● **TASK INSTRUCTIONS**: Take the entries below and print only the lines from the one with "r.chosen_cvt_in_kernel = best.cvt;" through the one with "st = runPieces(plan, K, A, B, P, mode, s, 7);", exactly as they stand, both ends included.

[Opening TASK MATERIAL section]

inline bool gemmServesK(uint32_t K) { return K == 64 || K == 128 || K == 256 || K == 512; }
inline bool gemmFp32ServesK(uint32_t K) { return K == 64 || K == 128; }
inline bool gemmFits(const bsmr_plan* p, uint32_t K, uint32_t elemBytes = 2) {
    return (uint64_t)p->M * K * elemBytes < (1ull << 32) && (uint64_t)p->N * K * elemBytes < (1ull << 32) &&
           (uint64_t)p->nnz * 4u <= 0xFFFFFFFCull;
}
inline bool gemmWanted(const bsmr_plan* p, uint32_t K) {
    return p->useGemm && gemmServesK(K) && gemmFits(p, K) && p->hostDense.entries() != 0;
}
inline bool gemmEngine(const bsmr_plan* p) { return p->gemmNow >= 0; }
inline bool gemmFp32(const bsmr_plan* p, uint32_t K) {
    if (!gemmFp32ServesK(K) || !gemmFits(p, K, 4)) return false;
    if (p->cvtNow >= 0) return p->cvtNow == 1;
    return p->opt.gemm_fp32 > 0 || (p->opt.gemm_fp32 < 0 && p->numSparseItems == 0);
}
constexpr uint32_t kGemmShapes[][2] = {{16, 16}, {16, 20}, {16, 12}, {8, 16}, {8, 20}};
inline double gemmModelUs(const bsmr_plan* p, uint32_t K, uint32_t PM, uint32_t NB) {
    const uint64_t G = (p->numPanels + PM - 1) / PM, S = ((p->N + 15u) / 16u + NB - 1) / NB;
    const double perCu = PM * NB <= 160 ? 2.0 : 1.0;
    const double rounds = std::ceil((double)(G * S) / (256.0 * perCu));
    const double slice = 1.4 * (PM * NB / 256.0) * (PM * NB < 256 ? 1.15 : 1.0) * perCu;
    return 2.0 + rounds * (4.0 + slice * (K / 64.0));
}
inline bool gemmShapeBuilt(uint32_t PM, uint32_t NB, bool fp32 = false) {
    for (const auto& sh : kGemmShapes)
        if (sh[0] == PM && sh[1] == NB) return !(fp32 && NB == 12);
    return false;
}
void gemmShape(const bsmr_plan* p, uint32_t K, uint32_t& PM, uint32_t& NB, int rank = 0) {
    const int forcedPM = p->gemmPanelsNow > 0 ? p->gemmPanelsNow : p->opt.gemm_panels;
    const int forcedNB = p->gemmBlocksNow > 0 ? p->gemmBlocksNow : p->opt.gemm_blocks;
    if (forcedPM > 0 && forcedNB > 0) {
        PM = (uint32_t)forcedPM;
        NB = (uint32_t)forcedNB;
        return;
    }
    std::vector<std::pair<double, uint32_t>> order;
    const bool fp32 = gemmFp32(p, K);
    for (uint32_t i = 0; i < sizeof(kGemmShapes) / sizeof(kGemmShapes[0]); ++i)
        if (gemmShapeBuilt(kGemmShapes[i][0], kGemmShapes[i][1], fp32))
            order.push_back({gemmModelUs(p, K, kGemmShapes[i][0], kGemmShapes[i][1]), i});
    std::stable_sort(order.begin(), order.end());
    const uint32_t pick = order[std::min<size_t>((size_t)rank, order.size() - 1)].second;
    PM = kGemmShapes[pick][0];
    NB = kGemmShapes[pick][1];
}

int ensureGemm(bsmr_plan* p, uint32_t K) {
    uint32_t PM, NB;
    gemmShape(p, K, PM, NB);
    p->gemmNow = -1;
    if (!gemmShapeBuilt(PM, NB, gemmFp32(p, K))) return BSMR_OK;
    for (size_t i = 0; i < p->gemms.size(); ++i)
        if (p->gemms[i].PM == PM && p->gemms[i].NB == NB) {
            if (p->gemms[i].usable) p->gemmNow = (int)i;
            return BSMR_OK;
        }
    try {
        GemmFormatDev w;
        w.PM = PM;
        w.NB = NB;
        bsmr::GemmFormatHost host;
        int st = bsmr::packGemm(p->hostDense, PM, NB, host, p->opt.gemm_balance_columns != 0);
        if (st == BSMR_ERR_BAD_PLAN || st == BSMR_ERR_INVALID_ARG) {
            p->gemms.push_back(w);
            return BSMR_OK;
        }
        if (st != BSMR_OK) return st;
        uint64_t bytes = 0;
        w.numItems = (uint32_t)host.items.size();
        w.numGroups = host.numGroups;
        w.numStrips = host.numStrips;
        w.numTiles = host.numTiles;
        w.fullGrid = host.fullGrid;
        st = upload(w.panelRows, host.panelRows, bytes);
        if (st == BSMR_OK) st = upload(w.colOf, host.colOf, bytes);
        if (st == BSMR_OK) st = upload(w.items, host.items, bytes);
        if (st == BSMR_OK) st = upload(w.rowStart, host.rowStart, bytes);
        if (st == BSMR_OK) st = upload(w.lists, host.lists, bytes);
        if (st == BSMR_OK) st = upload(w.words, host.words, bytes);
        if (st != BSMR_OK) {
            void* wp[] = {w.panelRows, w.colOf, w.items, w.rowStart, w.lists, w.words};
            for (void* q : wp)
                if (q) (void)hipFree(q);
            return st;
        }
        w.bytes = bytes;
        w.usable = w.numItems != 0;
        p->indexBytes += bytes;
        p->gemms.push_back(w);
        if (w.usable) p->gemmNow = (int)p->gemms.size() - 1;
        return BSMR_OK;
    } catch (const std::bad_alloc&) {
        return BSMR_ERR_OOM;
    }
}

template <int KT, int PM, int NB, int MODE, bool SRC32>
int launchGemmT(const GemmFormatDev& w, const bsmr_plan* p, const void* A, const void* B, float* P, const Queue& s) {
    const uint64_t K = (SRC32 ? 32u : 64u) * KT, esz = SRC32 ? 4 : 2;
    const uint32_t aBytes = (uint32_t)((uint64_t)p->M * K * esz), bBytes = (uint32_t)((uint64_t)p->N * K * esz);
    const dim3 grid(w.numItems, s.batch.count), block(bsmr::kGemmWaves * bsmr::kWave);
    if constexpr (SRC32) {
        auto kernel = bsmr::denseGemmCvt<KT, PM, NB, MODE>;
        const size_t lds = bsmr::gemmCvtLdsBytes(PM, NB);
        if (int st = raiseDynamicLds(reinterpret_cast<const void*>(kernel), lds, p->device)) return st;
        hipLaunchKernelGGL(kernel, grid, block, lds, s, static_cast<const float*>(A), static_cast<const float*>(B), aBytes, bBytes, w.panelRows,
                           w.colOf, w.items, w.rowStart, w.lists, w.words, P, p->N, w.numGroups, w.numStrips, w.fullGrid ? 1u : 0u, s.batch);
    } else {
        auto kernel = bsmr::denseGemm<KT, PM, NB, MODE, false>;
        const size_t lds = bsmr::gemmLdsBytes(PM, NB);
        if (int st = raiseDynamicLds(reinterpret_cast<const void*>(kernel), lds, p->device)) return st;
        hipLaunchKernelGGL(kernel, grid, block, lds, s, A, B, aBytes, bBytes, w.panelRows, w.colOf, w.items, w.rowStart, w.lists, w.words, P, p->N,
                           w.numGroups, w.numStrips, w.fullGrid ? 1u : 0u, s.batch);
    }
    BSMR_HIP(hipGetLastError());
    return BSMR_OK;
}
template <int KT, int MODE, bool SRC32>
int launchGemmS(const GemmFormatDev& w, const bsmr_plan* p, const void* A, const void* B, float* P, const Queue& s) {
    switch (w.PM * 100 + w.NB) {
    case 1616: return launchGemmT<KT, 16, 16, MODE, SRC32>(w, p, A, B, P, s);
    case 1620: return launchGemmT<KT, 16, 20, MODE, SRC32>(w, p, A, B, P, s);
    case 816: return launchGemmT<KT, 8, 16, MODE, SRC32>(w, p, A, B, P, s);
    case 820: return launchGemmT<KT, 8, 20, MODE, SRC32>(w, p, A, B, P, s);
    case 1612:
        if constexpr (!SRC32) return launchGemmT<KT, 16, 12, MODE, false>(w, p, A, B, P, s);
        return BSMR_ERR_INVALID_ARG;
    default: return BSMR_ERR_INVALID_ARG;
    }
}
template <int MODE>
int launchGemm(const bsmr_plan* p, uint32_t K, const void* A, const void* B, float* P, const Queue& s, bool src32) {
    const GemmFormatDev& w = p->gemms[(size_t)p->gemmNow];
    if (w.numItems == 0) return BSMR_OK;
    if (src32) {
        switch (K) {
        case 64: return launchGemmS<2, MODE, true>(w, p, A, B, P, s);
        case 128: return launchGemmS<4, MODE, true>(w, p, A, B, P, s);
        default: return BSMR_ERR_INVALID_ARG;
        }
    }
    switch (K) {
    case 64: return launchGemmS<1, MODE, false>(w, p, A, B, P, s);
    case 128: return launchGemmS<2, MODE, false>(w, p, A, B, P, s);
    case 256: return launchGemmS<4, MODE, false>(w, p, A, B, P, s);
    case 512: return launchGemmS<8, MODE, false>(w, p, A, B, P, s);
    default: return BSMR_ERR_INVALID_ARG;
    }
}

inline bool streamCvtServes(const DenseFormat& f, uint32_t K) {
    return (K == 32 || K == 64 || K == 128) && f.H == 1 && f.maxItemBlocks <= 8 && (f.tiles8 || f.tilesM) && !f.stageInLds;
// ... 221 lines not shown
        return BSMR_ERR_INVALID_ARG;
    return BSMR_OK;
}

bool aligned16(const void* p) { return ((uintptr_t)p & 15u) == 0; }
bool aligned4(const void* p) { return ((uintptr_t)p & 3u) == 0; }

int checkDeviceCall(const bsmr_plan* p, uint32_t K, const void* A, const void* B, const void* P, int mode) {
    if (int st = checkCall(p, K, A, B, P, mode)) return st;
    return aligned16(A) && aligned16(B) && aligned4(P) ? BSMR_OK : BSMR_ERR_INVALID_ARG;
}

inline bool convertsBOnly(const bsmr_plan* p, uint32_t K, uint32_t batches = 1) {
    if (!p->convertBOnly || (size_t)16 * (2u * K + bsmr::kSparseLdsPad16) > 64 * 1024) return false;
    if (p->bOnlyNow >= 0) return p->bOnlyNow == 1;
    const uint64_t work = (uint64_t)p->numSparseEntries * K * batches;
    return work >= p->bOnlyWork || (p->numSparseEntries >= 11ull * p->N && work * 10 >= p->bOnlyWork * 3);
}

inline bool needsWorkspace(const bsmr_plan* p, int mode, uint32_t K, uint32_t batches = 1) {
    return mode != BSMR_COMPUTE_F32 && (convertPassOf(p, K) || convertsBOnly(p, K, batches));
}

int prepareDense(bsmr_plan* p, uint32_t K, int mode) {
    p->sweepNow = -1;
    p->gemmNow = -1;
    if (p->tunable) {
        const auto it = mode == BSMR_COMPUTE_F32 ? p->tuned.end() : p->tuned.find(((uint64_t)K << 8) | (uint32_t)mode);
        const bsmr_plan::Tuned choice = it == p->tuned.end() ? bsmr_plan::Tuned{} : it->second;
        p->useSweep = choice.engine == BSMR_ENGINE_SWEEP;
        p->useGemm = choice.engine == BSMR_ENGINE_GEMM;
        p->gemmPanelsNow = p->useGemm ? choice.group : 0;
        p->gemmBlocksNow = p->useGemm ? choice.blocksPerItem : 0;
        p->useTiles = choice.engine == BSMR_ENGINE_TILES || choice.engine == BSMR_ENGINE_SHARED;
        p->sharedB = choice.engine == BSMR_ENGINE_SHARED;
        p->tileGroupNow = p->useTiles ? choice.group : 0;
        p->tileBlocksNow = p->useTiles ? choice.blocksPerItem : 0;
        p->sweepPanelsNow = p->useSweep ? choice.group : 0;
        p->sweepBlocksNow = p->useSweep ? choice.blocksPerItem : 0;
        p->sweepWavesNow = p->useSweep ? choice.waves : 0;
        p->formatNow = choice.format;
        p->bOnlyNow = choice.bOnly;
        p->overlapNow = choice.overlap;
        p->cvtNow = choice.cvt;
    }
    if (mode == BSMR_COMPUTE_F32) return BSMR_OK;
    if (gemmWanted(p, K)) {
        if (int st = ensureGemm(p, K)) return st;
        if (gemmEngine(p)) return BSMR_OK;
    }
    if (sweepWanted(p, K)) {
        if (int st = ensureSweep(p, K)) return st;
        if (sweepEngine(p)) return BSMR_OK;
    }
    if (!tilesEngine(p, K)) return BSMR_OK;
    return ensureTiles(p, chooseTileGroup(p, K));
}

int reserve(bsmr_plan* p, uint32_t K) {
    if (p->reservedK >= K && p->A16 && p->B16) return BSMR_OK;
    if (p->A16) (void)hipFree(p->A16);
    if (p->B16) (void)hipFree(p->B16);
    p->A16 = p->B16 = nullptr;
    p->reservedK = 0;
    const size_t a = std::max<size_t>((size_t)p->M * K * 2, 16), b = std::max<size_t>((size_t)p->N * K * 2, 16);
    if (!hipOk(hipMalloc(reinterpret_cast<void**>(&p->A16), a), "hipMalloc(A16)")) return BSMR_ERR_OOM;
// ... 1124 lines not shown
        }
        if (st == BSMR_OK && r.lowp_call_us >= 0.f && r.sweep_fp32_call_us >= 0.f && r.sweep_fp32_call_us < r.lowp_call_us * kTuneMargin) {
            best = bestF;
            r.chosen_sweep_fp32 = 1;
        }
    }
    if (st == BSMR_OK && lowp && gemmFp32ServesK(K) && gemmFits(plan, K, 4) && plan->fmt[0].numItems && !plan->convertInKernel && sweepApplies(plan)) {
        float callUs = r.lowp_call_us;
        if (r.chosen_sweep_fp32 && r.sweep_fp32_call_us >= 0.f) callUs = r.sweep_fp32_call_us;
        if (callUs < 0.f) st = timeChoice(best, 7, callUs);
        bsmr_plan::Tuned f = best, bestF = best;
        f.engine = BSMR_ENGINE_GEMM;
        f.format = -1;
        f.cvt = 1;
        f.waves = 0;
        uint32_t seenPM = 0, seenNB = 0;
        for (int rank = 0; rank < 2 && st == BSMR_OK; ++rank) {
            uint32_t PM, NB;
            plan->gemmPanelsNow = plan->gemmBlocksNow = 0;
            plan->cvtNow = 1;
            gemmShape(plan, K, PM, NB, rank);
            if (PM == seenPM && NB == seenNB) continue;
            seenPM = PM;
            seenNB = NB;
            f.group = (int)PM;
            f.blocksPerItem = (int)NB;
            float us = -1.f;
            st = timeChoice(f, 7, us);
            if (st == BSMR_OK && us >= 0.f && (r.gemm_fp32_call_us < 0.f || us < r.gemm_fp32_call_us)) {
                r.gemm_fp32_call_us = us;
                bestF = f;
            }
        }
        if (st == BSMR_OK && callUs >= 0.f && r.gemm_fp32_call_us >= 0.f && r.gemm_fp32_call_us < callUs * kTuneMargin) {
            best = bestF;
            r.chosen_sweep_fp32 = 0;
            r.chosen_gemm_fp32 = 1;
        }
        if (r.lowp_call_us < 0.f) r.lowp_call_us = callUs;
    }
    if (st != BSMR_OK) {
        plan->tuned.erase(key);
        return st;
    }
    plan->tuned[key] = best;
    r.chosen_cvt_in_kernel = best.cvt;
    r.chosen_engine = best.engine;
    r.chosen_group = best.engine == BSMR_ENGINE_STREAM ? (best.format == 1 ? (int)plan->fmt[1].H : 1) : best.group;
    r.chosen_blocks_per_item = best.blocksPerItem;
    r.chosen_b_only = best.bOnly;
    r.chosen_overlap = best.overlap;
    if ((st = prepareDense(plan, K, mode)) != BSMR_OK) return st;
    if (best.engine == BSMR_ENGINE_SWEEP && sweepEngine(plan)) r.chosen_blocks_per_item = (int)plan->sweeps[(size_t)plan->sweepNow].stripBlocks;
    if (needsWorkspace(plan, mode, K) && (st = reserve(plan, K)) != BSMR_OK) return st;
    st = runPieces(plan, K, A, B, P, mode, s, 7);
    if (st == BSMR_OK && report) *report = r;
    return st;
}

int timeWholeCalls(bsmr_plan* plan, uint32_t K, const float* A, const float* B, float* P, int mode, hipStream_t s, float* us) {
    hipEvent_t e0 = nullptr, e1 = nullptr;
    BSMR_HIP(hipEventCreate(&e0));
    if (!hipOk(hipEventCreate(&e1), "hipEventCreate")) {
        (void)hipEventDestroy(e0);
        return BSMR_ERR_HIP;
    }
    int st = BSMR_OK;
    float best = 1e30f;
    for (int rep = 0; rep < 3 && st == BSMR_OK; ++rep) {
        const int iters = 30;
// ... 28 lines not shown
                   bsmr_tune_report* report) {
    return bsmr_plan_tune_sized(plan, K, A, B, P, mode, stream, report, sizeof(bsmr_tune_report));
}

int bsmr_plan_tune_sized(bsmr_plan* plan, uint32_t K, const float* A, const float* B, float* P, int mode, void* stream,
                         bsmr_tune_report* report, size_t report_size) {
    bsmr_tune_report r{};
    const int st = tunePlan(plan, K, A, B, P, mode, stream, &r);
    if (st == BSMR_OK && report) memcpy(report, &r, std::min(report_size, sizeof(r)));
    return st;
}

int bsmr_plan_get_tuned(const bsmr_plan* plan, uint32_t K, int mode, bsmr_tuned_choice* out) {
    plan = served(plan);
    if (!plan || !out || !plan->tunable) return BSMR_ERR_INVALID_ARG;
    const auto it = plan->tuned.find(((uint64_t)K << 8) | (uint32_t)mode);
    if (it == plan->tuned.end()) return BSMR_ERR_INVALID_ARG;
    *out = choiceOf(it->second);
    return BSMR_OK;
}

[Closing TASK MATERIAL section]

● **FINISHED TASK**:
    r.chosen_cvt_in_kernel = best.cvt;
    r.chosen_engine = best.engine;
    r.chosen_group = best.engine == BSMR_ENGINE_STREAM ? (best.format == 1 ? (int)plan->fmt[1].H : 1) : best.group;
    r.chosen_blocks_per_item = best.blocksPerItem;
    r.chosen_b_only = best.bOnly;
    r.chosen_overlap = best.overlap;
    if ((st = prepareDense(plan, K, mode)) != BSMR_OK) return st;
    if (best.engine == BSMR_ENGINE_SWEEP && sweepEngine(plan)) r.chosen_blocks_per_item = (int)plan->sweeps[(size_t)plan->sweepNow].stripBlocks;
    if (needsWorkspace(plan, mode, K) && (st = reserve(plan, K)) != BSMR_OK) return st;
    st = runPieces(plan, K, A, B, P, mode, s, 7);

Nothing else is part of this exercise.